* [Exercise description]: From the data that follows, copy every line with the string "addressof".

* [Given records]:

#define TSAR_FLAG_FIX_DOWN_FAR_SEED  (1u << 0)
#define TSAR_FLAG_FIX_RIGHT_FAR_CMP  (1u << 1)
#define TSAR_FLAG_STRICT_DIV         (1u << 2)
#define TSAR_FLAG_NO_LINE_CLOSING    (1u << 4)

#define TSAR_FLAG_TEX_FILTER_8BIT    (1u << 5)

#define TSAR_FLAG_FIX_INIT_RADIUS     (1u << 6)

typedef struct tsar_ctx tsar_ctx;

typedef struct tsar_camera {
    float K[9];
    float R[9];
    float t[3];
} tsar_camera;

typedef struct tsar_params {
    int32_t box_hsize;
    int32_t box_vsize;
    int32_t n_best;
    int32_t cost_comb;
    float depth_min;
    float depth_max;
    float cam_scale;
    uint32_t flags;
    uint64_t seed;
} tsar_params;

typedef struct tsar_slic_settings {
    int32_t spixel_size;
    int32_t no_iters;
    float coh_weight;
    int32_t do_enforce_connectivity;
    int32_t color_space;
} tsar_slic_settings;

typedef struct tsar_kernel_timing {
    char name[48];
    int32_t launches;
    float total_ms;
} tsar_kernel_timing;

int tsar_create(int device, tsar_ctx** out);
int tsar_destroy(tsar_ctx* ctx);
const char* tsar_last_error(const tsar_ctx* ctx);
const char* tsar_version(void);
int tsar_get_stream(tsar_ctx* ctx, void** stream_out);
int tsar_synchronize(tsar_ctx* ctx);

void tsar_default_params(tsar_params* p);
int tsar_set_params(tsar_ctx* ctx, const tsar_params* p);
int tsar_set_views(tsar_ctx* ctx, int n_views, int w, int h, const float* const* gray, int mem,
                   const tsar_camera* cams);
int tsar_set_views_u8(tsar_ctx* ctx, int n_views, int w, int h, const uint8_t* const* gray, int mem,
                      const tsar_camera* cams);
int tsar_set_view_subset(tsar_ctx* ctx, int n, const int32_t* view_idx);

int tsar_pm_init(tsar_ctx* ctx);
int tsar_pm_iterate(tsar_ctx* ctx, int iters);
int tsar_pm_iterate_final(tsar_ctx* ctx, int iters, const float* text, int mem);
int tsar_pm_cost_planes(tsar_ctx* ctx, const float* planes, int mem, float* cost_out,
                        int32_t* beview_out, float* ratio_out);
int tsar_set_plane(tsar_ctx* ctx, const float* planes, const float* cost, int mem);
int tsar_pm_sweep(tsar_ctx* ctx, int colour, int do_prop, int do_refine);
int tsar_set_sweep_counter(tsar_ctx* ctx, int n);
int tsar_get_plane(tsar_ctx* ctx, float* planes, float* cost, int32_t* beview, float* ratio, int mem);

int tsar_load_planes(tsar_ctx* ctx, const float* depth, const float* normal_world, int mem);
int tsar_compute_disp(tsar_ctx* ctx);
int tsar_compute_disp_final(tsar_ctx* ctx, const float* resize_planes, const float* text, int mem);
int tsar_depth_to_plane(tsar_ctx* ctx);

--

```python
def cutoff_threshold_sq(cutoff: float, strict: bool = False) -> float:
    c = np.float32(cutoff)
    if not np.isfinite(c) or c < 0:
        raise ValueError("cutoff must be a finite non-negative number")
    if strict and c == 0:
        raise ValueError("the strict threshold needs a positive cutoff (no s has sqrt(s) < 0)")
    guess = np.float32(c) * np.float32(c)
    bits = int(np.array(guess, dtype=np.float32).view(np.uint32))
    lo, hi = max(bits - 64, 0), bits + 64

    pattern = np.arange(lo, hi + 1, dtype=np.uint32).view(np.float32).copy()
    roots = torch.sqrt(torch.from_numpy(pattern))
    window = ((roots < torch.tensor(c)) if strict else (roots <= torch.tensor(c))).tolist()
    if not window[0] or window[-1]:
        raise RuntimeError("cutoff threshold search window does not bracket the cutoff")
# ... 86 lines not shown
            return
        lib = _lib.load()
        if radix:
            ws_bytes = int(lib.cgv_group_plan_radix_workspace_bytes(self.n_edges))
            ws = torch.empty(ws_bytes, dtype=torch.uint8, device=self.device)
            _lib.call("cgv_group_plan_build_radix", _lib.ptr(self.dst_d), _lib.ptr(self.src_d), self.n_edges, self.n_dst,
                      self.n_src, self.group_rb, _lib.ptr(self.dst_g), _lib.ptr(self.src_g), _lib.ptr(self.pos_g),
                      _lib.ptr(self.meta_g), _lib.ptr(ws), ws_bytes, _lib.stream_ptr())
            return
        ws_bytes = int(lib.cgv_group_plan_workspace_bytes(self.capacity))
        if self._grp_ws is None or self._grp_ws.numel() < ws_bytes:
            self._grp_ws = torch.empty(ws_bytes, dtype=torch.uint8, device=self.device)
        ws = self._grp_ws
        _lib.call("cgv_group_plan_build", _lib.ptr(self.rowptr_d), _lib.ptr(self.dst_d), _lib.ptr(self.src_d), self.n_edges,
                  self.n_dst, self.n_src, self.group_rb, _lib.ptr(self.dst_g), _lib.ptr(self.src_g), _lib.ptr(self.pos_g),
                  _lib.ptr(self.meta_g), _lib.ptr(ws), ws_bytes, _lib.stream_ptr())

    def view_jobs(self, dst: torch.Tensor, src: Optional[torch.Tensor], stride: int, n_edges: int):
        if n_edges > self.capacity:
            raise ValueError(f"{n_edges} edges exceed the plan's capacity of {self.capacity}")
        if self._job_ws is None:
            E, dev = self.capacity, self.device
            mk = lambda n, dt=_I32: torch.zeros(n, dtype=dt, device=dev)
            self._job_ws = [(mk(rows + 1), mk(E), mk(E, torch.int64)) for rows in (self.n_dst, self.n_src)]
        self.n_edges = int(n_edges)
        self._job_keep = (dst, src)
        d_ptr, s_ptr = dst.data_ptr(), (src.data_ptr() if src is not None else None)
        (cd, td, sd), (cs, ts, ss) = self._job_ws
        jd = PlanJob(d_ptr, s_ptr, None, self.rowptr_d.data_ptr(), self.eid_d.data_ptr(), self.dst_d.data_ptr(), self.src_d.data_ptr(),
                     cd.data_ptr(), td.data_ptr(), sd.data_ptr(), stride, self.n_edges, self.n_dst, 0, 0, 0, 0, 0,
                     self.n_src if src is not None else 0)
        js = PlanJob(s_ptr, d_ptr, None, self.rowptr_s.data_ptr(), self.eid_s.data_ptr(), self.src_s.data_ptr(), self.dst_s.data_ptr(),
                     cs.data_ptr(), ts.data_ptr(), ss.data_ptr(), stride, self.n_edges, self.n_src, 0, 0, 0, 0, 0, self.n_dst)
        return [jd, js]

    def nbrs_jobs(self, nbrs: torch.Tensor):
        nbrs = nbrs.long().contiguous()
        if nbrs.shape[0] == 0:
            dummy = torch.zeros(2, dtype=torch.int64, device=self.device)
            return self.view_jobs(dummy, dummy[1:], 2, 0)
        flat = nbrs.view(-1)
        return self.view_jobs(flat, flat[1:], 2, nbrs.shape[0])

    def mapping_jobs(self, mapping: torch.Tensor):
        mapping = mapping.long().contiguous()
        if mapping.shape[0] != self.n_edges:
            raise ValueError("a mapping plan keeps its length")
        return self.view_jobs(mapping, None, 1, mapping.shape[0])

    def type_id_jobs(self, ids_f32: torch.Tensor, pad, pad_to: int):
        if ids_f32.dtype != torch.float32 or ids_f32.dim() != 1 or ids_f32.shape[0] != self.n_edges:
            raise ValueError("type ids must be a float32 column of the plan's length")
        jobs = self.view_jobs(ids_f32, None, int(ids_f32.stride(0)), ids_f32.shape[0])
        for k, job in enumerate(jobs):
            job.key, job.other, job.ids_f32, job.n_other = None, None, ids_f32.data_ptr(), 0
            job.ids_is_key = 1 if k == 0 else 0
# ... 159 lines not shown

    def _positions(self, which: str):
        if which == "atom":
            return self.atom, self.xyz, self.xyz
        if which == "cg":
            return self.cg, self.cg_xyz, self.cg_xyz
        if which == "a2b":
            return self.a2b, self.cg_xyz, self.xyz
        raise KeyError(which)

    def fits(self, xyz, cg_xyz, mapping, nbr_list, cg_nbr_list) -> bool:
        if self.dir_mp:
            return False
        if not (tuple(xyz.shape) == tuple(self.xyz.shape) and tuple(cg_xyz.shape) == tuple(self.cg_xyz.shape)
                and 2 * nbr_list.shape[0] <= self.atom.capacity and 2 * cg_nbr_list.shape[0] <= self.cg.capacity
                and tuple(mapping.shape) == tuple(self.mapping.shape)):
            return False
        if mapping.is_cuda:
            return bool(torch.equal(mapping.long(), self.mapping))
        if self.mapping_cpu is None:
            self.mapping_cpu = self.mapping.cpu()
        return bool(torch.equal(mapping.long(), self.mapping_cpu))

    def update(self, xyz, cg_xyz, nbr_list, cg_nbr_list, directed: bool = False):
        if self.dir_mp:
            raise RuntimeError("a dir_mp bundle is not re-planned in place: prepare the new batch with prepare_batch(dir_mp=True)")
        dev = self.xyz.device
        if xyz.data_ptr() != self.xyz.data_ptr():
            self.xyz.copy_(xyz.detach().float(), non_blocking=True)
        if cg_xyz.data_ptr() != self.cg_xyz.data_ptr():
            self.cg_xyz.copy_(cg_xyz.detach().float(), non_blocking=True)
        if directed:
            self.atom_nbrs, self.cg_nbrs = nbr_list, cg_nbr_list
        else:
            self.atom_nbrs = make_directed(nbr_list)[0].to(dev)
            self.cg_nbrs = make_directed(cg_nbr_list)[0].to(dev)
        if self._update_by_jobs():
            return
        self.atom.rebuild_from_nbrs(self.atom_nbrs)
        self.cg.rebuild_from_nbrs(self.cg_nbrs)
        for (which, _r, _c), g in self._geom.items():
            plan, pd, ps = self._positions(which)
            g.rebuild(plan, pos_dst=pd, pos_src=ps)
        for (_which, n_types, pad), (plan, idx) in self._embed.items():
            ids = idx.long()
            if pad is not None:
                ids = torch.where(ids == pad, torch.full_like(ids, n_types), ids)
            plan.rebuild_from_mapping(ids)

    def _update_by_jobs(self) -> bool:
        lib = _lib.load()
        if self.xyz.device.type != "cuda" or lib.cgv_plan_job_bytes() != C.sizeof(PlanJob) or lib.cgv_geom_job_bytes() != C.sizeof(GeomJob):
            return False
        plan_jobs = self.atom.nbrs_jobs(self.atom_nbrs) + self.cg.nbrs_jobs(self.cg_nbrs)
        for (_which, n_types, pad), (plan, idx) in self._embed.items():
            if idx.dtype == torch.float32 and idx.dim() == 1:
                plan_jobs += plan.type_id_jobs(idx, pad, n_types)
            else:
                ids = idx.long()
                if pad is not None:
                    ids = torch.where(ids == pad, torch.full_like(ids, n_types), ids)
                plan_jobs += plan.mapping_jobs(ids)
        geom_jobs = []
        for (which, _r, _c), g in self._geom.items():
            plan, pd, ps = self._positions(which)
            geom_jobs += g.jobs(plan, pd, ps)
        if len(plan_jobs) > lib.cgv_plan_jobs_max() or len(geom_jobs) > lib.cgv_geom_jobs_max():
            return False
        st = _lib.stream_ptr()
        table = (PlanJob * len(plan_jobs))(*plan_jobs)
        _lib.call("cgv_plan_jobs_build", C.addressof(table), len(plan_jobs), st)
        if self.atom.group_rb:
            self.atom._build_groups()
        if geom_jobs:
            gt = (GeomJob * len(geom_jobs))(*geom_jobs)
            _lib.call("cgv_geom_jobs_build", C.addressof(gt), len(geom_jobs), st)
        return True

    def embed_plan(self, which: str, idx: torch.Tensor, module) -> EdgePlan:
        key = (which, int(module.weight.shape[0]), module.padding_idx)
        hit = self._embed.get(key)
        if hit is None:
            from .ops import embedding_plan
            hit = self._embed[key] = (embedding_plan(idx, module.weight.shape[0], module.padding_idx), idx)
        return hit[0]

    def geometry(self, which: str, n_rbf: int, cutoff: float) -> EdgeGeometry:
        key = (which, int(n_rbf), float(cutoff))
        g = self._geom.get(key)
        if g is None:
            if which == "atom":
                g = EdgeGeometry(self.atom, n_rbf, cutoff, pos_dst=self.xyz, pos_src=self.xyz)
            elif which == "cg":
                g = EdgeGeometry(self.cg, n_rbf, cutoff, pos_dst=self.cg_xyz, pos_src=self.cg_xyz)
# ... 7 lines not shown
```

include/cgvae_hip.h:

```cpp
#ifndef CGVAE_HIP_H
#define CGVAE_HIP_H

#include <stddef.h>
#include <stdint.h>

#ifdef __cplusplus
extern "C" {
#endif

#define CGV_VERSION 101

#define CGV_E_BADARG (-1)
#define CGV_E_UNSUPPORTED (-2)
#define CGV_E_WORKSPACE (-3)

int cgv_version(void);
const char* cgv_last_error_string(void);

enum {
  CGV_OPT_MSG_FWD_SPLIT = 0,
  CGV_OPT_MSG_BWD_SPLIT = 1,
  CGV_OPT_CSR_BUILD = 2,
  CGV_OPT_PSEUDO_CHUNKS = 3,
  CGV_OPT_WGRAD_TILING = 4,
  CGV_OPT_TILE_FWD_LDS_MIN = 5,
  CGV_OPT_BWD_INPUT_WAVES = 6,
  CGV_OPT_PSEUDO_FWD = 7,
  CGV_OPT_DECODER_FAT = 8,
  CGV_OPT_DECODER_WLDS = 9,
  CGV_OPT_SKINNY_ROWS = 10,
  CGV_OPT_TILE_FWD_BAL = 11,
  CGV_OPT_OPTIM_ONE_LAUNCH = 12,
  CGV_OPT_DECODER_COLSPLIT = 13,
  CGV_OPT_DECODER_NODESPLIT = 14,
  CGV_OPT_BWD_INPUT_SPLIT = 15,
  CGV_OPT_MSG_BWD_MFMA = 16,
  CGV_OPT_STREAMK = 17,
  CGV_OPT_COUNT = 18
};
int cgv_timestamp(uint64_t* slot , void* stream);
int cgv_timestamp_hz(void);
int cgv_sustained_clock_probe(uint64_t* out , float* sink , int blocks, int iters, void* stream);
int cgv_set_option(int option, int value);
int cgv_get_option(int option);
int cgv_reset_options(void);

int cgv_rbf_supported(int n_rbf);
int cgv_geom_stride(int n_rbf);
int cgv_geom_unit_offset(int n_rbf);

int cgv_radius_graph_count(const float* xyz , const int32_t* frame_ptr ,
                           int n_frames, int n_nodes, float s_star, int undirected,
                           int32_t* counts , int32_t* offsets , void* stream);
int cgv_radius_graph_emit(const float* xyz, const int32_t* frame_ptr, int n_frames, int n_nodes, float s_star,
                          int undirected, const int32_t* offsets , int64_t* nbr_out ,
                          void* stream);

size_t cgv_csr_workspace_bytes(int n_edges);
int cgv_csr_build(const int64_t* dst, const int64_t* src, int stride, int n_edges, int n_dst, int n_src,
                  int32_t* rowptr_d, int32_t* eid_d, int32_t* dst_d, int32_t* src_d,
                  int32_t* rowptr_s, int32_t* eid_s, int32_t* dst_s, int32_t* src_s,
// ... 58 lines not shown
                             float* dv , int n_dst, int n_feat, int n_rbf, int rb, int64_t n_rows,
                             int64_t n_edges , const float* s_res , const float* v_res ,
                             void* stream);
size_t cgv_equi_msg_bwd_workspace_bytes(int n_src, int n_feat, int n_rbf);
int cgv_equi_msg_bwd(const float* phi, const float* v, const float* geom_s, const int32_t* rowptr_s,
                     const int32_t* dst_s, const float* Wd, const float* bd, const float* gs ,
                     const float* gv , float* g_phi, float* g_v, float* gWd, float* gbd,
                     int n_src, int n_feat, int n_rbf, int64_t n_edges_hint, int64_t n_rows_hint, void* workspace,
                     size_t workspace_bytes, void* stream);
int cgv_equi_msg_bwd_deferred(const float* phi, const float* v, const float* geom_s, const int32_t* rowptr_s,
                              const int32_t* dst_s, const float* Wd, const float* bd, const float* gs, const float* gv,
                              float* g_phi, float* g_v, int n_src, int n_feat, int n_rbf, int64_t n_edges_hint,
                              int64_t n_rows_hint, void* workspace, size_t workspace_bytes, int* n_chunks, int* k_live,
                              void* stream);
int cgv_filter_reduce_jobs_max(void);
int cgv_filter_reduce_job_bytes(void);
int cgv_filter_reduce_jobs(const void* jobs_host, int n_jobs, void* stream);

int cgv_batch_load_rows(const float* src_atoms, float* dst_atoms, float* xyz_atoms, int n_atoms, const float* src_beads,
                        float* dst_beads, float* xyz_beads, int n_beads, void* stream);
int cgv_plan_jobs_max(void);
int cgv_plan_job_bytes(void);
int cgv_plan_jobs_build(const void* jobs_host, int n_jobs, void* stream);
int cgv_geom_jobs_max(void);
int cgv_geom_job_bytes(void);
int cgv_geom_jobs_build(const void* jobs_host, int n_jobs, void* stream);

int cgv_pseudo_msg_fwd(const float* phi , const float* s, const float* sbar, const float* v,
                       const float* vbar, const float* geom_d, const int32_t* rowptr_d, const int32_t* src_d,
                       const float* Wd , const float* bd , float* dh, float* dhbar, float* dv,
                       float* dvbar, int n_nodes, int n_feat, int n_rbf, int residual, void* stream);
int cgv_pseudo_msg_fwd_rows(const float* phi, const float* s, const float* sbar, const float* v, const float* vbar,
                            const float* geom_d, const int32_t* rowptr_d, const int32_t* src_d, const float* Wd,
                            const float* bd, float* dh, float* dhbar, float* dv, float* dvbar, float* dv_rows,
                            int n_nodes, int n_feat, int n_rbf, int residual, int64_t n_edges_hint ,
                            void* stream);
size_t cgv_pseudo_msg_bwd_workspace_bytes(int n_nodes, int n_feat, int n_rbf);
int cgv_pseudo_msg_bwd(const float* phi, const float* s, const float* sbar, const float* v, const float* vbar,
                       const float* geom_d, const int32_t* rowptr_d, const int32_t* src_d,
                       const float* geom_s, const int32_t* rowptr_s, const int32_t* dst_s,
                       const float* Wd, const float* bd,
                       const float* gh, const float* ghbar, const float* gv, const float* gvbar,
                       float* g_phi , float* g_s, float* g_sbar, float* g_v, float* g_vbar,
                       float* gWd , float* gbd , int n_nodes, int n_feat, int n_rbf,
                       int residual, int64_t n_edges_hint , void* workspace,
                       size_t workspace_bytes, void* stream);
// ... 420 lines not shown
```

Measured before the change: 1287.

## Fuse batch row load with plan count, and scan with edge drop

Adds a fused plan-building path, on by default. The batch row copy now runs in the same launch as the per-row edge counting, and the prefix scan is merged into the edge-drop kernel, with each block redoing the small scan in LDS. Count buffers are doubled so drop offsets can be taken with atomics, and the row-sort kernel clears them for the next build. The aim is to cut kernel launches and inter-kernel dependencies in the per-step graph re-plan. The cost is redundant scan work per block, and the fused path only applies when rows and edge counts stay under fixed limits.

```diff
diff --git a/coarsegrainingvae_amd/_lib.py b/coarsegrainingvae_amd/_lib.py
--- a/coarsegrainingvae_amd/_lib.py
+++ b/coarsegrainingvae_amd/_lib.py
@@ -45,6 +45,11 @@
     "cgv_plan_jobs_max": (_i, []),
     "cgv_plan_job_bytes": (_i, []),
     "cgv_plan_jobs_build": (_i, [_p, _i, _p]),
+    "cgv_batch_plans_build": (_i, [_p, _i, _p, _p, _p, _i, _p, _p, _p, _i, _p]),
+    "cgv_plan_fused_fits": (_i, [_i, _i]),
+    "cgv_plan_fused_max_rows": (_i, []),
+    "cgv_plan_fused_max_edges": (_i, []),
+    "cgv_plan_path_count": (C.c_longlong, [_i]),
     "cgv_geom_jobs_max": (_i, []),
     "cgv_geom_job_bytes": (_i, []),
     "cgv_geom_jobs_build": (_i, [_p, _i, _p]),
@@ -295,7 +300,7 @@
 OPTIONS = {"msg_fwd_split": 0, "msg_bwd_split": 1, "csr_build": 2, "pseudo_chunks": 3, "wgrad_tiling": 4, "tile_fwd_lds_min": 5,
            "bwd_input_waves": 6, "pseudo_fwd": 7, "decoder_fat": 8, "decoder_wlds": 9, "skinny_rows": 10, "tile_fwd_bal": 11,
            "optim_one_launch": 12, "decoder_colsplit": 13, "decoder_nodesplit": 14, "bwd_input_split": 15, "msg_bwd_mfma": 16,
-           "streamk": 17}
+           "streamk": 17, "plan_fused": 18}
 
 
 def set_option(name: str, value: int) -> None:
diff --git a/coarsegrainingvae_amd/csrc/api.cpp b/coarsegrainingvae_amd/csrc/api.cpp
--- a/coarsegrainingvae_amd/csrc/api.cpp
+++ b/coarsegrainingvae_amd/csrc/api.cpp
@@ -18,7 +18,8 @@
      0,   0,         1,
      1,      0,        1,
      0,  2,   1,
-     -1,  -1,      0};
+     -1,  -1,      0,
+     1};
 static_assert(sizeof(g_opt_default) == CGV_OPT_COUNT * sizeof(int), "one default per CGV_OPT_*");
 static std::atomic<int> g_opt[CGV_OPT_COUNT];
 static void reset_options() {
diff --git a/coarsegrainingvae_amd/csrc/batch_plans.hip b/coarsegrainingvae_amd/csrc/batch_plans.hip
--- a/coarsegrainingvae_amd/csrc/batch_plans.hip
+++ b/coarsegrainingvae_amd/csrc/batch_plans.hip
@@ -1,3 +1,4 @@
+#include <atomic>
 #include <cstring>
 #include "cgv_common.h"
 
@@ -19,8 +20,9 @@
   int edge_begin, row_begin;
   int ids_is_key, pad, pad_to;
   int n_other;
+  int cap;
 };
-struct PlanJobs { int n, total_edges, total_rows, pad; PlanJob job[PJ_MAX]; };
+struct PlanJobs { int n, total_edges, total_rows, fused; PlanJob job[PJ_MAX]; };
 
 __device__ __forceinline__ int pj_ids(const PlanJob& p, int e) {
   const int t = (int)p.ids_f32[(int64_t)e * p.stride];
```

* [Solved exercise]:
        _lib.call("cgv_plan_jobs_build", C.addressof(table), len(plan_jobs), st)
            _lib.call("cgv_geom_jobs_build", C.addressof(gt), len(geom_jobs), st)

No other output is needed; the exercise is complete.